> Data in this exercise:
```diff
                 }
-                if (plan.accumulate) {
-                    if (deg == 0 && !plan.relu_mask) continue;
-                    float o[EPV];
-                    ElemTraits<T>::unpack(*reinterpret_cast<const Vec16*>(ob + static_cast<size_t>(vbase + lig + k * G) * 16), o);
-#pragma unroll
-                    for (int i = 0; i < EPV; ++i) f[i] = deg == 0 ? o[i] : __fadd_rn(o[i], f[i]);
-                    if (plan.relu_mask) {
-                        float mk[EPV];
-                        ElemTraits<T>::unpack(ldg_stream16(static_cast<const char*>(plan.relu_mask) + static_cast<size_t>(row) * row_bytes +
-                                                           static_cast<size_t>(vbase + lig + k * G) * 16), mk);
-#pragma unroll
-                        for (int i = 0; i < EPV; ++i) f[i] = mk[i] > 0.0f ? f[i] : 0.0f;
-                    }
-                }
-                stg_stream16(ob + static_cast<size_t>(vbase + lig + k * G) * 16, ElemTraits<T>::pack(f));
             }
         }
+    };
+
+    const int64_t first = (static_cast<int64_t>(blockIdx.x) * blockDim.x + threadIdx.x) / G;
+    if constexpr (SELF_COLSUM) {
+        for (int i = threadIdx.x; i < GROUPS * feat; i += BLOCK) reinterpret_cast<float*>(csr_colsum_smem)[i] = 0.0f;
+        __syncthreads();
+        const int64_t n_items = plan.n_chunks + n_rows;
+        for (int64_t item = first; item < n_items; item += static_cast<int64_t>(gridDim.x) * GROUPS) reduce_item(item);
+        __syncthreads();
+        for (int f = threadIdx.x; f < feat; f += BLOCK) {
+            float s = 0.0f;
+            for (int q = 0; q < GROUPS; ++q) s += reinterpret_cast<const float*>(csr_colsum_smem)[q * feat + f];
+            colsum_parts[static_cast<size_t>(blockIdx.x) * feat + f] = s;
+        }
+    } else {
+        reduce_item(first);
     }
 }
 
@@ -286,6 +337,10 @@
     }
 }
 
+constexpr int kCsrBlock = 128;
+template <typename T>
+constexpr int csr_min_blocks() { return sizeof(T) == 4 ? 12 : 8; }
+
 template <typename T, typename I, int RED, bool GATHER, int G, int VPL>
 inline void launch_vec(const I* rowptr, const I* col, const float* val, const T* x, T* out,
                        int64_t n_rows, int n_vec, bool is_mean, bool inf_to_zero,
@@ -295,7 +350,7 @@
 #define B200MP_LAUNCH_TUNED(UNR_, BLOCK_, MINB_)                                                           \
     csr_reduce_kernel<T, I, G, VPL, RED, GATHER, UNR_, BLOCK_, MINB_>                                      \
         <<<static_cast<unsigned>(ceil_div(items, BLOCK_ / G)), BLOCK_, 0, stream>>>(                       \
-            rowptr, col, val, x, out, n_rows, n_vec, is_mean, inf_to_zero, plan, bias)
+            rowptr, col, val, x, out, n_rows, n_vec, is_mean, inf_to_zero, plan, bias, nullptr)
     if (G == 32 && VPL == 2 && RED == B200MP_SUM && GATHER) {
         switch (get_option_spmm_tune()) {
             case 1: B200MP_LAUNCH_TUNED(4, 256, 1); return;
@@ -304,8 +359,7 @@
             default: break;
         }
     }
-    if (sizeof(T) == 4) B200MP_LAUNCH_TUNED(unroll_for_vpl<VPL>(), 128, 12);
-    else B200MP_LAUNCH_TUNED(unroll_for_vpl<VPL>(), 128, 8);
+    B200MP_LAUNCH_TUNED(unroll_for_vpl<VPL>(), kCsrBlock, csr_min_blocks<T>());
 #undef B200MP_LAUNCH_TUNED
 }
 
@@ -340,6 +394,50 @@
     return B200MP_OK;
 }
 
+constexpr int kSelfColsumMinBlocks = 8;
+
+template <typename T, typename I>
+int csr_sum_self_colsum(const I* rowptr, const I* col, const float* val, const T* x, T* out, int64_t n_rows,
+                        int64_t feat, const LongRowPlan& plan, float* colsum_parts, int64_t max_parts, int64_t& parts,
+                        cudaStream_t stream) {
+    parts = 0;
+    const size_t row_bytes = static_cast<size_t>(feat) * sizeof(T);
+    if (row_bytes % 16 != 0 || !aligned16(x) || !aligned16(out) || (plan.n_chunks != 0 && !aligned16(plan.partials)))
+        return B200MP_OK;
+    const int n_vec = static_cast<int>(row_bytes / 16);
+    const int64_t items = plan.n_chunks + n_rows;
+    cudaError_t err = cudaSuccess;
+    lane_group_shape<4>(n_vec, [&](auto G, auto VPL) {
+        auto kernel = csr_reduce_kernel<T, I, G(), VPL(), B200MP_SUM, true, unroll_for_vpl<VPL()>(), kCsrBlock,
+                                        kSelfColsumMinBlocks, true>;
+        const size_t smem = static_cast<size_t>(kCsrBlock / G()) * feat * sizeof(float);
+        if (smem > 48 * 1024) return;
+        int dev = 0, smem_sm = 0;
+        if ((err = cudaGetDevice(&dev)) != cudaSuccess ||
+            (err = cudaDeviceGetAttribute(&smem_sm, cudaDevAttrMaxSharedMemoryPerMultiprocessor, dev)) != cudaSuccess)
+            return;
+        const int64_t need = static_cast<int64_t>(kSelfColsumMinBlocks) * (smem + 1024) * 100;
+        const int pct = static_cast<int>(std::min<int64_t>(100, ceil_div(need, smem_sm)));
+        if ((err = cudaFuncSetAttribute(kernel, cudaFuncAttributePreferredSharedMemoryCarveout, pct)) != cudaSuccess) return;
+        int per_sm = 0;
+        err = cudaOccupancyMaxActiveBlocksPerMultiprocessor(&per_sm, kernel, kCsrBlock, smem);
+        if (err != cudaSuccess) return;
+        parts = std::min(std::min(static_cast<int64_t>(per_sm) * num_sms(), ceil_div(items, kCsrBlock / G())),
+                         max_parts);
+        if (parts == 0) return;
+        kernel<<<static_cast<unsigned>(parts), kCsrBlock, smem, stream>>>(rowptr, col, val, x, out, n_rows, n_vec, false,
+                                                                           false, plan, nullptr, colsum_parts);
+    });
+    B200MP_CUDA(err);
+    B200MP_LAUNCH_CHECK();
+    if (parts > 0 && plan.n_long > 0) {
+        csr_combine_kernel<T, I, B200MP_SUM><<<static_cast<unsigned>(plan.n_long), 256, 0, stream>>>(
+            rowptr, out, feat, false, false, plan, nullptr);
+        B200MP_LAUNCH_CHECK();
+    }
+    return B200MP_OK;
+}
+
 template <typename T, typename I, bool GATHER>
 int csr_reduce_by_op(const I* rowptr, const I* col, const float* val, const T* x, T* out,
                      int64_t n_rows, int64_t feat, int reduce, bool inf_to_zero, LongRowPlan plan,
diff --git a/pytorch_geometric_b200/csrc/spmm.cu b/pytorch_geometric_b200/csrc/spmm.cu
--- a/pytorch_geometric_b200/csrc/spmm.cu
+++ b/pytorch_geometric_b200/csrc/spmm.cu
@@ -136,6 +136,39 @@
     });
 }
 
+extern "C" int b200mp_spmm_csr_self_colsum(const void* rowptr_t, const void* col_t, const float* val_t, const void* x,
+                                           void* out, float* colsum_out, int64_t n_rows, int64_t feat,
+                                           const int64_t* long_rows_t, const int64_t* chunk_ptr_t, int64_t n_long_rows_t,
+                                           int64_t n_chunks_t, int64_t chunk, float* partials_t, float* colsum_parts,
+                                           int64_t n_parts, int idx_dtype, int val_dtype, void* stream) {
+    B200MP_CHECK_ARG(n_rows >= 0 && feat >= 0 && n_parts >= 1);
+    LongRowPlan plan;
+    if (int rc = make_plan(plan, long_rows_t, chunk_ptr_t, n_long_rows_t, n_chunks_t, chunk, partials_t, true)) return rc;
+    if (feat == 0) return B200MP_OK;
+    B200MP_CHECK_ARG(colsum_out && colsum_parts);
+    cudaStream_t s = static_cast<cudaStream_t>(stream);
+    if (n_rows == 0) return b200mp_column_sum(nullptr, colsum_out, colsum_parts, 1, 0, feat, val_dtype, stream);
+    B200MP_CHECK_ARG(rowptr_t && col_t && val_t && x && out);
+    return dispatch_val_idx(val_dtype, idx_dtype, "spmm_csr_self_colsum", [&](auto tv, auto ti) {
+        using T = decltype(tv);
+        using I = decltype(ti);
+        int64_t parts = 0;
+        if (int rc = csr_sum_self_colsum<T, I>(static_cast<const I*>(rowptr_t), static_cast<const I*>(col_t), val_t,
+                                               static_cast<const T*>(x), static_cast<T*>(out), n_rows, feat, plan,
+                                               colsum_parts, n_parts - ceil_div(n_parts, 64), parts, s))
+            return rc;
+        if (parts > 0)
+            return b200mp_column_sum(colsum_parts, colsum_out, colsum_parts + parts * feat, b200mp_column_sum_parts(parts),
+                                     parts, feat, B200MP_F32, stream);
+        if (int rc = csr_reduce_dispatch<T, I, B200MP_SUM, true>(static_cast<const I*>(rowptr_t), static_cast<const I*>(col_t),
+                                                                 val_t, static_cast<const T*>(x), static_cast<T*>(out),
+                                                                 n_rows, feat, false, false, plan, nullptr, s))
+            return rc;
+        return b200mp_column_sum(x, colsum_out, colsum_parts, std::min(n_parts, b200mp_column_sum_parts(n_rows)), n_rows,
+                                 feat, val_dtype, stream);
+    });
+}
+
 extern "C" int b200mp_minmax_ties(const void* rowptr, const void* col, const float* val, const void* x,
                                   const void* out, float* ties, int64_t n_rows, int64_t feat,
                                   int count_self_zero, int idx_dtype, int val_dtype, void* stream) {
diff --git a/pytorch_geometric_b200/graph.py b/pytorch_geometric_b200/graph.py
--- a/pytorch_geometric_b200/graph.py
+++ b/pytorch_geometric_b200/graph.py
@@ -12,6 +12,8 @@
 
 
 class CSRGraph:
+    one_self_loop_per_row = False
+
     def __init__(self, src: Tensor, dst: Tensor, num_src: int, num_dst: int,
                  edge_weight: Optional[Tensor] = None, chunk: int = DEFAULT_CHUNK,
                  idx_dtype: Optional[torch.dtype] = None):
diff --git a/pytorch_geometric_b200/nn/conv.py b/pytorch_geometric_b200/nn/conv.py
--- a/pytorch_geometric_b200/nn/conv.py
+++ b/pytorch_geometric_b200/nn/conv.py
@@ -52,8 +52,11 @@
         gx = gb = None
         if ctx.needs_input_grad[0]:
             graph.build_transpose()
-            gx = ops.spmm_csr(graph.rowptr_t, graph.col_t, graph.val_t, grad_out, graph.num_src, "sum", graph.plan_t)
-        if ctx.needs_input_grad[1]:
+            if ctx.needs_input_grad[1] and graph.one_self_loop_per_row and graph.val_t is not None:
+                gx, gb = ops.spmm_csr_self_colsum(graph.rowptr_t, graph.col_t, graph.val_t, grad_out, graph.plan_t)
+            else:
+                gx = ops.spmm_csr(graph.rowptr_t, graph.col_t, graph.val_t, grad_out, graph.num_src, "sum", graph.plan_t)
+        if ctx.needs_input_grad[1] and gb is None:
             gb = ops.column_sum(grad_out)
         return gx, gb, None
 
diff --git a/pytorch_geometric_b200/ops.py b/pytorch_geometric_b200/ops.py
--- a/pytorch_geometric_b200/ops.py
+++ b/pytorch_geometric_b200/ops.py
@@ -279,6 +279,28 @@
            n_rows, n_cols, F, REDUCE[reduce], *args, _p(bias), _p(x_halo), n_local, int(bool(accumulate)),
            peer_ptrs, int(peer_rows), _p(relu_mask), it, _vdt(x), _stream())
     return out
+
+
+def spmm_csr_self_colsum(rowptr: Tensor, col: Tensor, val: Tensor, x: Tensor,
+                         plan: Optional[LongRowPlan] = None) -> Tuple[Tensor, Tensor]:
+    _cuda(rowptr, col, val, x)
+    if x.dim() != 2 or x.size(0) != rowptr.numel() - 1:
+        raise ValueError("spmm_csr_self_colsum expects a square graph and an [N, F] feature matrix")
+    x = x.contiguous()
+    it = _same_idx(rowptr, col)
+    val = val.contiguous().float()
+    n, F = x.shape
+    out = torch.empty(n, F, dtype=x.dtype, device=x.device)
+    colsum = torch.empty(F, dtype=torch.float32, device=x.device)
+    parts = 16 * torch.cuda.get_device_properties(x.device).multi_processor_count
+    ws = torch.empty(parts * max(F, 1), dtype=torch.float32, device=x.device)
+    if plan is not None and plan.n_long:
+        args = (_p(plan.long_rows), _p(plan.chunk_ptr), plan.n_long, plan.n_chunks, plan.chunk, _p(plan.partials(F, x.device)))
+    else:
+        args = (None, None, 0, 0, 0, None)
+    _timed("spmm_csr", 3 if args[2] else 2, lib().b200mp_spmm_csr_self_colsum, _p(rowptr), _p(col), _p(val), _p(x),
+           _p(out), _p(colsum), n, F, *args, _p(ws), parts, it, _vdt(x), _stream())
+    return out, colsum
 
 
 SEGMENT_PLAN_MIN_ROWS = 1 << 16
diff --git a/pytorch_geometric_b200/utils.py b/pytorch_geometric_b200/utils.py
--- a/pytorch_geometric_b200/utils.py
+++ b/pytorch_geometric_b200/utils.py
@@ -175,6 +175,7 @@
     src, dst = (row, col) if flow == "source_to_target" else (col, row)
     kw = {} if chunk is None else {"chunk": chunk}
     g = CSRGraph(src, dst, N, N, None, **kw)
+    g.one_self_loop_per_row = add_self_loops
     w_csr = None if w is None else g.to_csr_order(w.float())
     _, w_norm = ops.gcn_norm_csr(g.rowptr, g.col, w_csr)
     g.val = w_norm
```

> Exercise:
Wherever "vbase" appears in the listing, report the line it is on.

> Exercise output:
-                    ElemTraits<T>::unpack(*reinterpret_cast<const Vec16*>(ob + static_cast<size_t>(vbase + lig + k * G) * 16), o);
-                                                           static_cast<size_t>(vbase + lig + k * G) * 16), mk);
-                stg_stream16(ob + static_cast<size_t>(vbase + lig + k * G) * 16, ElemTraits<T>::pack(f));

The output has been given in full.